Question

A binary star is a system of two stars moving around the centre of inertia of the system due to mutual gravitational force. If the total mass of two stars = $M_0$ and the period of revolution is T. Find the distance in km between stars? (Take $GM_0 = 8 \times 10^6$ and $T = 2\pi \times 10^3$ seconds).

Answer 1

20

Answer 2

The distance between the two stars in a binary system is related to the total mass $M_0$ and the period of revolution T by the formula derived from Kepler's third law for binary systems: $r^3 = \frac{G M_0 T^2}{(2\pi)^2}$ or $r = \left( \frac{G M_0 T^2}{4\pi^2} \right)^{1/3} = \left( G M_0 \left( \frac{T}{2\pi} \right)^2 \right)^{1/3}$

We are given the values: $GM_0 = 8 \times 10^6$ $T = 2\pi \times 10^3$ seconds

Substitute these values into the formula: $r = \left( (8 \times 10^6) \left( \frac{2\pi \times 10^3}{2\pi} \right)^2 \right)^{1/3}$ $r = \left( 8 \times 10^6 \times (10^3)^2 \right)^{1/3}$ $r = \left( 8 \times 10^6 \times 10^6 \right)^{1/3}$ $r = \left( 8 \times 10^{12} \right)^{1/3}$ $r = (8)^{1/3} \times (10^{12})^{1/3}$ $r = 2 \times 10^{12/3}$ $r = 2 \times 10^4$ meters

The question asks for the distance in kilometers.
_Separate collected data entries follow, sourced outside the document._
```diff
diff --git a/bayes.js_amd/csrc/amwg_rtc.hip b/bayes.js_amd/csrc/amwg_rtc.hip
--- a/bayes.js_amd/csrc/amwg_rtc.hip
+++ b/bayes.js_amd/csrc/amwg_rtc.hip
@@ -12,7 +12,7 @@
 #include "amwg_host.h"
 
 extern "C" {
-extern const char amwg_hdr_stdint[], amwg_hdr_types[], amwg_hdr_math[], amwg_hdr_div[], amwg_hdr_ld[], amwg_hdr_philox[],
+extern const char amwg_hdr_stdint[], amwg_hdr_types[], amwg_hdr_math[], amwg_hdr_div[], amwg_hdr_ld[], amwg_hdr_philox[], amwg_hdr_ring[],
     amwg_hdr_kernel[], amwg_hdr_user[], amwg_hdr_twoval[], amwg_hdr_kval[], amwg_hdr_trig[], amwg_hdr_pass[], amwg_hdr_rows[], amwg_hdr_window[], amwg_hdr_gtail[],
     amwg_hdr_user_kernels[], amwg_hdr_user_dataset[];
 }
@@ -97,9 +97,9 @@
 }
 
 static int compile_user(const char *source, int lanes, int block, const char *arch, std::vector<char> *code, bool datasets, bool use_cache = true) {
-  static const char *names[] = {"amwg_stdint.h", "amwg_types.h", "amwg_math.h", "amwg_div.h", "amwg_ld.h", "amwg_philox.h", "amwg_kernel.h", "amwg_user.h",
+  static const char *names[] = {"amwg_stdint.h", "amwg_types.h", "amwg_math.h", "amwg_div.h", "amwg_ld.h", "amwg_philox.h", "amwg_ring.h", "amwg_kernel.h", "amwg_user.h",
                                 "amwg_twoval.h", "amwg_kval.h", "amwg_trig.h", "amwg_pass.h", "amwg_rows.h", "amwg_window.h", "amwg_gtail.h", "amwg_user_kernels.h", "amwg_user_dataset.h"};
-  const char *texts[] = {amwg_hdr_stdint, amwg_hdr_types, amwg_hdr_math, amwg_hdr_div, amwg_hdr_ld, amwg_hdr_philox, amwg_hdr_kernel, amwg_hdr_user,
+  const char *texts[] = {amwg_hdr_stdint, amwg_hdr_types, amwg_hdr_math, amwg_hdr_div, amwg_hdr_ld, amwg_hdr_philox, amwg_hdr_ring, amwg_hdr_kernel, amwg_hdr_user,
                          amwg_hdr_twoval, amwg_hdr_kval, amwg_hdr_trig, amwg_hdr_pass, amwg_hdr_rows, amwg_hdr_window, amwg_hdr_gtail, amwg_hdr_user_kernels, amwg_hdr_user_dataset};
   constexpr int kHeaders = (int)(sizeof(texts) / sizeof(texts[0]));
   const std::string prog_src = user_program(source, lanes, block);
diff --git a/bayes.js_amd/csrc/amwg_rtc_headers.c b/bayes.js_amd/csrc/amwg_rtc_headers.c
--- a/bayes.js_amd/csrc/amwg_rtc_headers.c
+++ b/bayes.js_amd/csrc/amwg_rtc_headers.c
@@ -7,6 +7,7 @@
 AMWG_TEXT(amwg_hdr_div, "amwg_div.h");
 AMWG_TEXT(amwg_hdr_ld, "amwg_ld.h");
 AMWG_TEXT(amwg_hdr_philox, "amwg_philox.h");
+AMWG_TEXT(amwg_hdr_ring, "amwg_ring.h");
 AMWG_TEXT(amwg_hdr_kernel, "amwg_kernel.h");
 AMWG_TEXT(amwg_hdr_user, "amwg_user.h");
 AMWG_TEXT(amwg_hdr_twoval, "amwg_twoval.h");
diff --git a/bayes.js_amd/csrc/amwg_run.hip b/bayes.js_amd/csrc/amwg_run.hip
--- a/bayes.js_amd/csrc/amwg_run.hip
+++ b/bayes.js_amd/csrc/amwg_run.hip
@@ -70,6 +70,7 @@
   a.is_adapting = s->d_adapt;
   a.pl = s->pl;
   a.cpb = p.cpb;
+  a.ring_uniforms = p.ring;
   a.sweep_update_by_update = s->opt.full_evaluation == 2 ? 1 : 0;
   a.certified = info(p.variant).certified ? 1 : 0;
   a.bound_scale = std::ldexp(1.0, s->opt.test_bound_shift);
diff --git a/bayes.js_amd/csrc/amwg_sampler.h b/bayes.js_amd/csrc/amwg_sampler.h
--- a/bayes.js_amd/csrc/amwg_sampler.h
+++ b/bayes.js_amd/csrc/amwg_sampler.h
@@ -21,6 +21,7 @@
   int lanes = 0, block = 0, grid = 0, lds = 0, cpb = 0;
   Variant variant = Variant::Step;
   int pad = 0;
+  int ring = 0;
 };
 
 struct amwg_sampler {
diff --git a/bayes.js_amd/csrc/amwg_types.h b/bayes.js_amd/csrc/amwg_types.h
--- a/bayes.js_amd/csrc/amwg_types.h
+++ b/bayes.js_amd/csrc/amwg_types.h
@@ -92,6 +92,7 @@
   int32_t audit_adversarial;
   int32_t sweep_update_by_update;
   int32_t cpb;
+  int32_t ring_uniforms;
   ParamLayout pl;
   ModelConsts mc;
   DataRef d;
diff --git a/include/amwg.h b/include/amwg.h
--- a/include/amwg.h
+++ b/include/amwg.h
@@ -173,6 +173,7 @@
                      int32_t *lds_bytes, int32_t *n_launches, double *kernel_ms);
 const char *amwg_kernel_name(const amwg_sampler *s);
 int amwg_summation_order(const amwg_sampler *s);
+int amwg_ring_uniforms(const amwg_sampler *s);
 int amwg_destroy(amwg_sampler *s);
 const char *amwg_last_error(void);
 const char *amwg_version(void);
```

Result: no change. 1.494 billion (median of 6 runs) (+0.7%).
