# shininglegend/cs420-ray-tracer

Hardware: NVIDIA B200
Metric: Mrays/s (higher is better)
Workload: dtype f32 filter / f64 decide

## Files before the change

cs420-ray-tracer_b200/csrc/exact_fp64.cuh:

```cuda
#ifndef RT_EXACT_FP64_CUH
#define RT_EXACT_FP64_CUH

#include <cuda_runtime.h>

namespace rtx {

struct d3 { double x, y, z; };

#define RT_DF __device__ __forceinline__

RT_DF double dadd(double a, double b) { return __dadd_rn(a, b); }
RT_DF double dsub(double a, double b) { return __dsub_rn(a, b); }
RT_DF double dmul(double a, double b) { return __dmul_rn(a, b); }
RT_DF double ddiv(double a, double b) { return __ddiv_rn(a, b); }
RT_DF double dsqrt(double a) { return __dsqrt_rn(a); }

RT_DF d3 mk(double x, double y, double z) { d3 r; r.x = x; r.y = y; r.z = z; return r; }
RT_DF d3 add(d3 a, d3 b) { return mk(dadd(a.x, b.x), dadd(a.y, b.y), dadd(a.z, b.z)); }
RT_DF d3 sub(d3 a, d3 b) { return mk(dsub(a.x, b.x), dsub(a.y, b.y), dsub(a.z, b.z)); }
RT_DF d3 scale(d3 a, double t) { return mk(dmul(a.x, t), dmul(a.y, t), dmul(a.z, t)); }
RT_DF double dot(d3 a, d3 b) { return dadd(dadd(dmul(a.x, b.x), dmul(a.y, b.y)), dmul(a.z, b.z)); }
RT_DF double length(d3 a) { return dsqrt(dot(a, a)); }
RT_DF d3 normalized(d3 a) { double len = length(a); return mk(ddiv(a.x, len), ddiv(a.y, len), ddiv(a.z, len)); }

RT_DF double std_max(double a, double b) { return (a < b) ? b : a; }
RT_DF double std_min(double a, double b) { return (b < a) ? b : a; }

RT_DF bool intersect(d3 o, d3 d, double a, d3 c, double r2, double &t) {
  d3 oc = sub(o, c);
  double b = dmul(2.0, dot(oc, d));
  double cc = dsub(dot(oc, oc), r2);
  double disc = dsub(dmul(b, b), dmul(dmul(4.0, a), cc));
  if (disc < 0) return false;
  double two_a = dmul(2.0, a);
  if (disc == 0) { t = ddiv(-b, two_a); return true; }
  double s = dsqrt(disc);
  double t1 = ddiv(dsub(-b, s), two_a);
  double t2 = ddiv(dadd(-b, s), two_a);
  if (std_max(t1, t2) < 0) return false;
  t = std_min(t1, t2);
  if (t < 0) t = std_max(t1, t2);
  return true;
}

RT_DF d3 hit_point(d3 o, d3 d, double t) { return add(o, scale(d, t)); }
RT_DF d3 normal_at(d3 p, d3 c) { return normalized(sub(p, c)); }

RT_DF void reflect_ray(d3 d, d3 hit, d3 n, double eps, d3 &o2, d3 &d2) {
  d3 rd = sub(d, scale(scale(n, 2.0), dot(d, n)));
  o2 = add(hit, scale(n, eps));
  d2 = normalized(rd);
}

RT_DF void shadow_ray(d3 p, d3 lpos, double eps, d3 &o2, d3 &d2, double &ldist) {
  d3 to_light = sub(lpos, p);
  ldist = length(to_light);
  d3 ldir = normalized(to_light);
  o2 = add(p, scale(ldir, eps));
  d2 = normalized(ldir);
}

RT_DF d3 camera_dir(d3 fwd, d3 right, d3 up, double su, double sv) {
  d3 dir = add(add(fwd, scale(right, su)), scale(up, sv));
  return normalized(normalized(dir));
}

}
#endif
```

Baseline: 18610.

## Replace fp64 divides with reciprocal-FMA path and skip redundant renormalization

Normalization now computes one reciprocal of the length and uses an FMA-corrected multiply per component, with a guarded exponent-range check that falls back to true division. Re-normalizing an already unit vector uses a cheap near-one test that often returns the vector unchanged. Sphere intersection also skips computing the second root when the first is already non-negative. The aim is to cut expensive fp64 divide and sqrt sequences on a GPU with limited fp64 throughput, at the cost of relying on correct-rounding arguments that must match the reference bit for bit.

```diff
diff --git a/cs420-ray-tracer_b200/csrc/exact_fp64.cuh b/cs420-ray-tracer_b200/csrc/exact_fp64.cuh
--- a/cs420-ray-tracer_b200/csrc/exact_fp64.cuh
+++ b/cs420-ray-tracer_b200/csrc/exact_fp64.cuh
@@ -21,7 +21,34 @@
 RT_DF d3 scale(d3 a, double t) { return mk(dmul(a.x, t), dmul(a.y, t), dmul(a.z, t)); }
 RT_DF double dot(d3 a, d3 b) { return dadd(dadd(dmul(a.x, b.x), dmul(a.y, b.y)), dmul(a.z, b.z)); }
 RT_DF double length(d3 a) { return dsqrt(dot(a, a)); }
-RT_DF d3 normalized(d3 a) { double len = length(a); return mk(ddiv(a.x, len), ddiv(a.y, len), ddiv(a.z, len)); }
+
+RT_DF unsigned exp_off(double v) { return (((unsigned)__double2hiint(v) >> 20) & 0x7ffu) - 768u; }
+RT_DF bool div_ok(unsigned ex_off_or) { return ex_off_or < 512u; }
+RT_DF double recip(double b) { return __drcp_rn(b); }
+RT_DF double div_core(double x, double b, double y) {
+  const double q = dmul(x, y);
+  const double r = __fma_rn(-b, q, x);
+  return __fma_rn(r, y, q);
+}
+__device__ __noinline__ d3 div3_slow(d3 a, double len) { return mk(ddiv(a.x, len), ddiv(a.y, len), ddiv(a.z, len)); }
+RT_DF d3 div3_by(d3 a, double len, double rl) {
+  if (div_ok(exp_off(a.x) | exp_off(a.y) | exp_off(a.z) | exp_off(len)))
+    return mk(div_core(a.x, len, rl), div_core(a.y, len, rl), div_core(a.z, len, rl));
+  return div3_slow(a, len);
+}
+RT_DF d3 normalized(d3 a) { const double len = length(a); return div3_by(a, len, recip(len)); }
+__device__ __noinline__ d3 normalized_call(d3 a) { return normalized(a); }
+
+RT_DF d3 renormalized(d3 u) {
+  const double s = dot(u, u);
+  const double d = dsub(s, 1.0);
+  if (fabs(d) < 0x1p-47) {
+    const double len = __fma_rd(d, 0.5, 1.0);
+    if (len == 1.0) return u;
+    return div3_by(u, len, __dsub_ru(2.0, len));
+  }
+  return normalized_call(u);
+}
 
 RT_DF double std_max(double a, double b) { return (a < b) ? b : a; }
 RT_DF double std_min(double a, double b) { return (b < a) ? b : a; }
@@ -36,6 +63,7 @@
   if (disc == 0) { t = ddiv(-b, two_a); return true; }
   double s = dsqrt(disc);
   double t1 = ddiv(dsub(-b, s), two_a);
+  if (!(t1 < 0) && two_a > 0) { t = t1; return true; }
   double t2 = ddiv(dadd(-b, s), two_a);
   if (std_max(t1, t2) < 0) return false;
   t = std_min(t1, t2);
@@ -57,12 +85,12 @@
   ldist = length(to_light);
   d3 ldir = normalized(to_light);
   o2 = add(p, scale(ldir, eps));
-  d2 = normalized(ldir);
+  d2 = renormalized(ldir);
 }
 
 RT_DF d3 camera_dir(d3 fwd, d3 right, d3 up, double su, double sv) {
   d3 dir = add(add(fwd, scale(right, su)), scale(up, sv));
-  return normalized(normalized(dir));
+  return renormalized(normalized(dir));
 }
 
 }
```

Result: faster. 19040 (median of 6 runs) (+2.3%).
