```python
class EngineError(RuntimeError):
# ... 651 lines not shown
                               L_total: int, d_out: int):
        self._check(self._lib.pf_forward_sharded_device(
            self._h, C.c_void_p(d_idx), B, N, l_begin, l_end, L_total, C.c_void_p(d_out)))

    def synchronize(self):
        self._check(self._lib.pf_synchronize(self._h))

    def unique_id(self) -> bytes:
        buf = C.create_string_buffer(UNIQUE_ID_BYTES)
        rc = self._lib.pf_comm_unique_id(buf)
        if rc != PF_OK:
            raise EngineError(rc, (self._lib.pf_last_error(None) or b"").decode())
        return buf.raw

    def comm_init(self, unique_id: Optional[bytes], rank: int, world: int):
        buf = C.create_string_buffer(unique_id, UNIQUE_ID_BYTES) if unique_id else None
        self._check(self._lib.pf_comm_init(self._h, buf, rank, world))
        self.rank, self.world = rank, world

    def comm_destroy(self):
        self._check(self._lib.pf_comm_destroy(self._h))
        self.rank, self.world = 0, 1

    def collective_count(self) -> int:
        return self.profile_get("collectives")[0]

    def rechecked_count(self) -> int:
        return self.profile_get("rechecked")[0]

    def comm_info(self) -> dict:
        buf = C.create_string_buffer(512)
        ver = C.c_int32()
        rc = self._lib.pf_comm_info(buf, 512, C.byref(ver))
        if rc != PF_OK:
            raise EngineError(rc, (self._lib.pf_last_error(None) or b"").decode())
        return {"library": buf.value.decode(), "version": int(ver.value)}

    def profile_reset(self):
        self._check(self._lib.pf_profile_reset(self._h))

    def profile_get(self, kernel: str) -> Tuple[int, float]:
        n = C.c_int64()
        ms = C.c_double()
        self._check(self._lib.pf_profile_get(self._h, kernel.encode(), C.byref(n), C.byref(ms)))
        return n.value, ms.value

    def debug_read(self, name: str) -> np.ndarray:
        n = self._check(self._lib.pf_debug_read(self._h, name.encode(), None, 0))
        out = np.empty(n, dtype=np.float32)
        self._check(self._lib.pf_debug_read(self._h, name.encode(), out.ctypes.data, n))
        return out

    def selftest(self) -> np.ndarray:
        out = np.empty(2304, dtype=np.float32)
        self._check(self._lib.pf_selftest(self._h, out.ctypes.data))
        return out
```

Measured before the change: 543.6.

## Pack hi/lo weight limbs into one MFMA operand to cut split-precision passes

The QK projection now packs the weight hi and lo limbs into the row halves of a single fragment. Two MFMAs (against the activation's lo and hi limbs) then produce hi*x and lo*x in separate output rows, which are summed afterwards, replacing three or four MFMAs per step. The pair-mix path likewise uses a lane-wide mfrag layout of two fragments per row, zeroing qb_lo on the upper half to drop the lo*lo term, and issues four MFMAs with fewer per-lane loads. Because the QK image is no longer a multiple of 64 fragments, a scalar tail copy into LDS is added. Selftest cases for the new packing tricks are also added. The risks are the changed accumulation order and dependence on the host packing matching the device indexing.

Measured after the change: 548.9, median of 6. About the same (+1.0%).

```diff
diff --git a/phyloformer_amd/csrc/pf_device.hip.h b/phyloformer_amd/csrc/pf_device.hip.h
--- a/phyloformer_amd/csrc/pf_device.hip.h
+++ b/phyloformer_amd/csrc/pf_device.hip.h
@@ -372,13 +372,15 @@
 
 template <int LO, int HI>
 __device__ __forceinline__ void image_to_lds(const frag_t* src, unsigned char* smem) {
-    static_assert(LO % 64 == 0 && HI % 64 == 0, "the image is copied in whole waves");
+    static_assert(LO % 64 == 0, "the image is copied in whole waves");
+    constexpr int HIW = HI - (HI - LO) % 64;
     const int wv = threadIdx.x >> 6, ln = threadIdx.x & 63;
 #pragma unroll
-    for (int k = 0; k < (HI - LO + MAIN_THREADS - 1) / MAIN_THREADS; ++k) {
+    for (int k = 0; k < (HIW - LO + MAIN_THREADS - 1) / MAIN_THREADS; ++k) {
         const int f0 = LO + k * MAIN_THREADS + wv * 64;
-        if (f0 < HI) __builtin_amdgcn_global_load_lds(src + f0 + ln, smem + (size_t)f0 * 16, 16, 0, 0);
-    }
+        if (f0 < HIW) __builtin_amdgcn_global_load_lds(src + f0 + ln, smem + (size_t)f0 * 16, 16, 0, 0);
+    }
+    if (HIW < HI && (int)threadIdx.x < HI - HIW) reinterpret_cast<frag_t*>(smem)[HIW + threadIdx.x] = src[HIW + threadIdx.x];
 }
 
 template <int MODE, bool FLAT, bool SITEMAP = false, bool WEIGHTED = false>
@@ -418,7 +420,7 @@
     lds_frag_t w1p = lw + FRAG_W1 + lane;
     lds_frag_t w2p = lw + FRAG_W2 + lane;
     lds_frag_t wop = lw + FRAG_WO + lane;
-    lds_frag_t qkp = lw + FRAG_QK + h * 8 + (t & 7);
+    lds_frag_t qkp = lw + FRAG_QK + (t < 16 ? h * 16 + t : 32 + h);
     lds_f32_t lch = lc + 4 * h;
     PF_OPAQUE(wop); PF_OPAQUE(qkp); PF_OPAQUE(lch);
     lds_frag_t wvp = wop + (FRAG_WV - FRAG_WO);
@@ -434,7 +436,7 @@
         const int task0 = run0, task1 = ntasks;
         TilePos cur = tile_pos<FLAT>(a, min(task0, ntasks - 1), ntiles);
         int frag_row = -1;
-        frag_t mfr[4];
+        frag_t mfr[2];
         f32x4 rqv = {0.f, 0.f, 0.f, 0.f};
         f32x4 px[8], pctx[8], pqr, pqc;
         int pri = 0, prj = 0;
@@ -479,9 +481,9 @@
             int ai = 0, aj = 0;
             if (MODE == MODE_FIRST) { const int pp = cur.r0 + (lp.in_r1 ? 1 : 0); ai = a.pair_i[pp]; aj = a.pair_j[pp]; }
             auto load_mfr = [&](int r) {
-                const frag_t* mf = a.mfrag + (size_t)r * 128 + t;
-#pragma unroll
-                for (int q = 0; q < 4; ++q) mfr[q] = mf[q * 32];
+                const frag_t* mf = a.mfrag + (size_t)r * MFRAG_PER_PAIR + lane;
+#pragma unroll
+                for (int To = 0; To < 2; ++To) mfr[To] = mf[To * 64];
                 typedef const f32x4 __attribute__((address_space(4)))* const_f32x4_t;
                 rqv = *(const_f32x4_t)(unsigned long long)(a.rq + (size_t)__builtin_amdgcn_readfirstlane(r) * 4);
                 frag_row = r;
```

Convert meters to kilometers: $r_{km} = r_m / 1000$ $r_{km} = \frac{2 \times 10^4 \text{ m}}{10^3 \text{ m/km}}$ $r_{km} = 2 \times 10^{4-3} \text{ km}$ $r_{km} = 2 \times 10^1 \text{ km}$ $r_{km} = 20 \text{ km}$

The distance between the stars is 20 km.